Hospitals and insurance companies said Thursday that President Obama had substantially overstated their promise earlier this week to reduce the growth of health spending.

Mr. Obama invited health industry leaders to the White House on Monday to trumpet their cost-control commitments. But three days later, confusion swirled in Washington as the companies’ trade associations raced to tamp down angst among members around the country.

Health care leaders who attended the meeting have a different interpretation. They say they agreed to slow health spending in a more gradual way and did not pledge specific year-by-year cuts.

“There’s been a lot of misunderstanding that has caused a lot of consternation among our members,” said Richard J. Umbdenstock, the president of the American Hospital Association. “I’ve spent the better part of the last three days trying to deal with it.”

First, these groups are showing their true, dishonest colors. AHIP, the main insurance industry lobby group, sent out this press release from their fake grassroots campaign after the announcement:

By reducing the rate of growth in health care spending by 1.5% each year, the nation can achieve a savings of $2 trillion over the next decade. This effort will have a direct effect on the budgets of individuals and families and will also go a long way in ensuring that every American have access to affordable, high-quality health care.  Stay tuned for more information on this important initiative in the weeks and months ahead.

Sounds like they made a commitment, right? Well, that commitment is now pretty soft (emphasis on the softness added):

He and other health care executives said they had agreed to squeeze health spending so the annual rate of growth would eventually be 1.5 percentage points lower.

One of the lobbyists, Karen M. Ignagni, president of America’s Health Insurance Plans, said the savings would “ramp up” gradually as the growth of health spending slowed.

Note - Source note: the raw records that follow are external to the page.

template <class W>
MGPI_HD inline int32_t dynamic_header(const W& w, Bits& b, Scratch* s, uint32_t* nlen_out, uint32_t* ndist_out) {
    constexpr uint64_t order_lo = 16ull | 17ull << 5 | 18ull << 10 | 0ull << 15 | 8ull << 20 | 7ull << 25 | 9ull << 30 |
                                  6ull << 35 | 10ull << 40 | 5ull << 45 | 11ull << 50 | 4ull << 55;
    constexpr uint64_t order_hi = 12ull | 3ull << 5 | 13ull << 10 | 2ull << 15 | 14ull << 20 | 1ull << 25 | 15ull << 30;
    refill(w, b, s);
    if (b.bitcnt < 14) return ST_SIZE;
    const uint32_t nlen = peek(b, 5) + 257;
    drop(b, 5);
    const uint32_t ndist = peek(b, 5) + 1;
    drop(b, 5);
    const uint32_t ncode = peek(b, 4) + 4;
    drop(b, 4);
    if (nlen > 286 || ndist > 30) return ST_INVALID;
    w.sync();
    for (uint32_t i = 0; i < kMaxCl; ++i) {
        uint32_t v = 0;
        if (i < ncode) {
            refill(w, b, s);
            if (b.bitcnt < 3) return ST_SIZE;
            v = peek(b, 3);
            drop(b, 3);
        }
        const uint32_t at = (uint32_t)((i < 12 ? order_lo >> (5 * i) : order_hi >> (5 * (i - 12))) & 31u);
        if (w.leader() && at < kMaxCl) s->cl_lens[at] = (uint8_t)v;
    }
    int32_t rc = build(w, s->cl_lens, kMaxCl, kMaxCl, true, &s->cl, s->cl_tab, kClBits);
    if (rc != ST_OK) return rc;
    const uint32_t total = nlen + ndist;
    uint32_t have = 0, prev = 0;
    for (uint32_t step = 0; step < kMaxLit + kMaxDist && have < total; ++step) {
        refill(w, b, s);
        uint32_t sym, len;
        if (decode(b, &s->cl, s->cl_tab, kClBits, &sym, &len) != ST_OK) return ST_INVALID;
        if (len > b.bitcnt) return ST_SIZE;
        drop(b, len);
        uint32_t rep = 1, val = sym;
        if (sym >= 16) {
            const uint32_t eb = sym == 16 ? 2 : sym == 17 ? 3 : 7;
            if (sym > 18) return ST_INVALID;
            if (b.bitcnt < eb) return ST_SIZE;
            if (sym == 16 && have == 0) return ST_INVALID;
            rep = (sym == 16 ? 3 : sym == 17 ? 3 : 11) + peek(b, eb);
            drop(b, eb);
            val = sym == 16 ? prev : 0;
            if (have + rep > total) return ST_INVALID;
        }
        if (w.leader())
            for (uint32_t k = 0; k < rep; ++k) {
                const uint32_t i = have + k;
                const uint32_t at = i < nlen ? i : kMaxLit + (i - nlen);
                if (at < kMaxLit + kMaxDist) s->lens[at] = (uint8_t)val;
            }
        have += rep;
        prev = val;
    }
    if (have != total) return ST_INVALID;
    w.sync();
    if (s->lens[256] == 0) return ST_INVALID;
    *nlen_out = nlen;
    *ndist_out = ndist;
    return ST_OK;
}

template <class W>
MGPI_HD inline int32_t inflate(const W& w, const uint8_t* src, uint32_t clen, uint8_t* win, uint32_t isize, Scratch* s) {
    if (isize > kMaxIsize || clen >= 0x80000000u) return ST_INVALID;
    Bits b;
    b.src = src;
    b.clen = clen;
    uint32_t op = 0;
    uint64_t budget = 8ull * clen + 64;
    bool final_seen = false;
    while (!final_seen) {
        if (budget-- == 0) return ST_INVALID;
        refill(w, b, s);
        if (b.bitcnt < 3) return ST_SIZE;
        final_seen = peek(b, 1) != 0;
        const uint32_t type = peek(b, 3) >> 1;
        drop(b, 3);
        if (type == 3) return ST_INVALID;
        if (type == 0) {
            drop(b, b.bitcnt & 7);
            refill(w, b, s);
            if (b.bitcnt < 32) return ST_SIZE;
            const uint32_t len = peek(b, 16);
            drop(b, 16);
            const uint32_t nlen = peek(b, 16);
            drop(b, 16);
            if ((len ^ 0xFFFFu) != nlen) return ST_INVALID;
            const uint32_t pos = b.ip - (b.bitcnt >> 3);
            if (len > clen - pos) return ST_SIZE;
            if (len > isize - op) return ST_SIZE;
            w.sync();
            for (uint32_t i = w.lane(); i < len; i += w.width()) win[op + i] = src[pos + i];
            w.sync();
            op += len;
            b.bitbuf = 0;
            b.bitcnt = 0;
            b.ip = pos + len;
            b.wbase = b.wend = b.ip;
            continue;
        }
        uint32_t nlen = kMaxLit, ndist = kMaxDist;
        if (type == 1) {
            fixed_lens(w, s);
        } else {
            const int32_t rc = dynamic_header(w, b, s, &nlen, &ndist);
            if (rc != ST_OK) return rc;
        }
        int32_t rc = build(w, s->lens, nlen, kMaxLit, false, &s->lit, s->lit_tab, kLitBits);
        if (rc != ST_OK) return rc;
        rc = build(w, s->lens + kMaxLit, ndist, kMaxDist, false, &s->dist, s->dist_tab, kDistBits);
        if (rc != ST_OK) return rc;
        bool end_of_block = false;
        while (!end_of_block) {
            if (budget-- == 0) return ST_INVALID;
            refill(w, b, s);
            uint32_t sym, len;
            if (decode(b, &s->lit, s->lit_tab, kLitBits, &sym, &len) != ST_OK) return ST_INVALID;
            if (len > b.bitcnt) return ST_SIZE;
            drop(b, len);
            if (sym < 256) {
                if (op >= isize) return ST_SIZE;
                if (w.leader()) win[op] = (uint8_t)sym;
                ++op;
                continue;
            }
            if (sym == 256) {
                end_of_block = true;
                continue;
            }
            if (sym >= 286) return ST_INVALID;
            const uint32_t ls = sym - 257;
            const uint32_t le = len_extra(ls);
            if (b.bitcnt < le) return ST_SIZE;
            const uint32_t mlen = len_base(ls) + peek(b, le);
            drop(b, le);
            refill(w, b, s);
            uint32_t dsym, dlen;
            if (decode(b, &s->dist, s->dist_tab, kDistBits, &dsym, &dlen) != ST_OK) return ST_INVALID;
            if (dlen > b.bitcnt) return ST_SIZE;
            drop(b, dlen);
            if (dsym >= 30) return ST_INVALID;
            const uint32_t de = dist_extra(dsym);
            if (b.bitcnt < de) return ST_SIZE;
            const uint32_t dist = dist_base(dsym) + peek(b, de);
            drop(b, de);
            if (dist > op) return ST_INVALID;
            if (mlen > isize - op) return ST_SIZE;
            w.sync();
            const uint32_t from = op - dist;
            if (dist >= mlen) {
                for (uint32_t i = w.lane(); i < mlen; i += w.width()) win[op + i] = win[from + i];
            } else {
                for (uint32_t i = w.lane(); i < mlen; i += w.width()) win[op + i] = win[from + i % dist];
            }
            w.sync();
            op += mlen;
        }
    }
    w.sync();
    return op == isize ? ST_OK : ST_SIZE;
}

template <class W>
MGPI_HD inline void flush(const W& w, const uint8_t* win, uint32_t n, uint8_t* dst) {
    const uint32_t mis = (uint32_t)((4u - ((uintptr_t)dst & 3u)) & 3u);
    const uint32_t head = mis < n ? mis : n;
    const uint32_t words = (n - head) >> 2;
    const uint32_t tail0 = head + 4 * words;
    for (uint32_t i = w.lane(); i < head; i += w.width()) dst[i] = win[i];
    uint32_t* d32 = reinterpret_cast<uint32_t*>(dst + head);
    for (uint32_t k = w.lane(); k < words; k += w.width()) {
        const uint8_t* p = win + head + 4 * k;
        d32[k] = (uint32_t)p[0] | (uint32_t)p[1] << 8 | (uint32_t)p[2] << 16 | (uint32_t)p[3] << 24;
    }
    for (uint32_t i = tail0 + w.lane(); i < n; i += w.width()) dst[i] = win[i];
}

template <class W>
MGPI_HD inline void flush_ring(const W& w, const uint8_t* ring, uint32_t from, uint32_t n, uint8_t* dst, Scratch* s,
                               uint32_t* a, uint32_t* b) {
    if (n == 0) return;
    w.sync();
    const uint8_t* p = ring + (from & (kRing - 1));
    flush(w, p, n, dst + from);
    uint64_t s1 = 0, s2 = 0;
    for (uint32_t i = w.lane(); i < n; i += w.width()) {
        const uint64_t d = p[i];
        s1 += d;
        s2 += (uint64_t)(n - i) * d;
    }
    const uint32_t l = w.lane() < kMaxLanes ? w.lane() : kMaxLanes - 1;
    s->red[2 * l] = (uint32_t)(s1 % kAdlerMod);
    s->red[2 * l + 1] = (uint32_t)(s2 % kAdlerMod);
    w.sync();
    uint64_t t1 = 0, t2 = 0;
    const uint32_t nl = w.width() < kMaxLanes ? w.width() : kMaxLanes;
    for (uint32_t k = 0; k < nl; ++k) {
        t1 += s->red[2 * k];
        t2 += s->red[2 * k + 1];
    }
    const uint64_t a0 = *a;
    *a = (uint32_t)((a0 + t1) % kAdlerMod);
    *b = (uint32_t)((*b + (uint64_t)n * a0 + t2) % kAdlerMod);
    w.sync();
}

David H. Nexon, senior executive vice president of the Advanced Medical Technology Association, a trade group for makers of medical devices, said “there was no specific understanding” of when the lower growth rate would be achieved.

“It’s a target over a 10-year period,” Mr. Nexon said.

So we've gone from commitments to eventualities, targets, and non-specific understandings.

This just proves what the American people have known all along: You can't trust the insurance industry with health care reform.

Why have these commitments gone soft? It's about profits. Every dollar of health care "waste" in the system, every dollar that goes somewhere other than to your health, that's a dollar more in the pockets of a rich hospital administrator or insurance industry CEO. For health care costs to come down, somebody's profits have to come down as well.

Now, in a good reform plan, every player in the system would be squeezed a little bit to help alleviate the crushing cost on the patient. Doctors, hospitals, and other providers would charge a bit less for care and be paid based on quality, not quantity. Drug and medical device makers would be forced to sell their products at a discount in volume. And the insurance industry would trim overhead and profits to keep costs in line. Then, employers and government would pitch in to cover all individuals. It would be a system of shared responsibility.

Clearly, the insurance industry, hospitals, and drug makers aren't interested in shared responsibility. They don't want to be squeezed a bit. The want to protect their profits so much that they show their two-faced nature: Standing next to the President of the United States, promising responsibility, and then backpeddling as fast as they can four days later.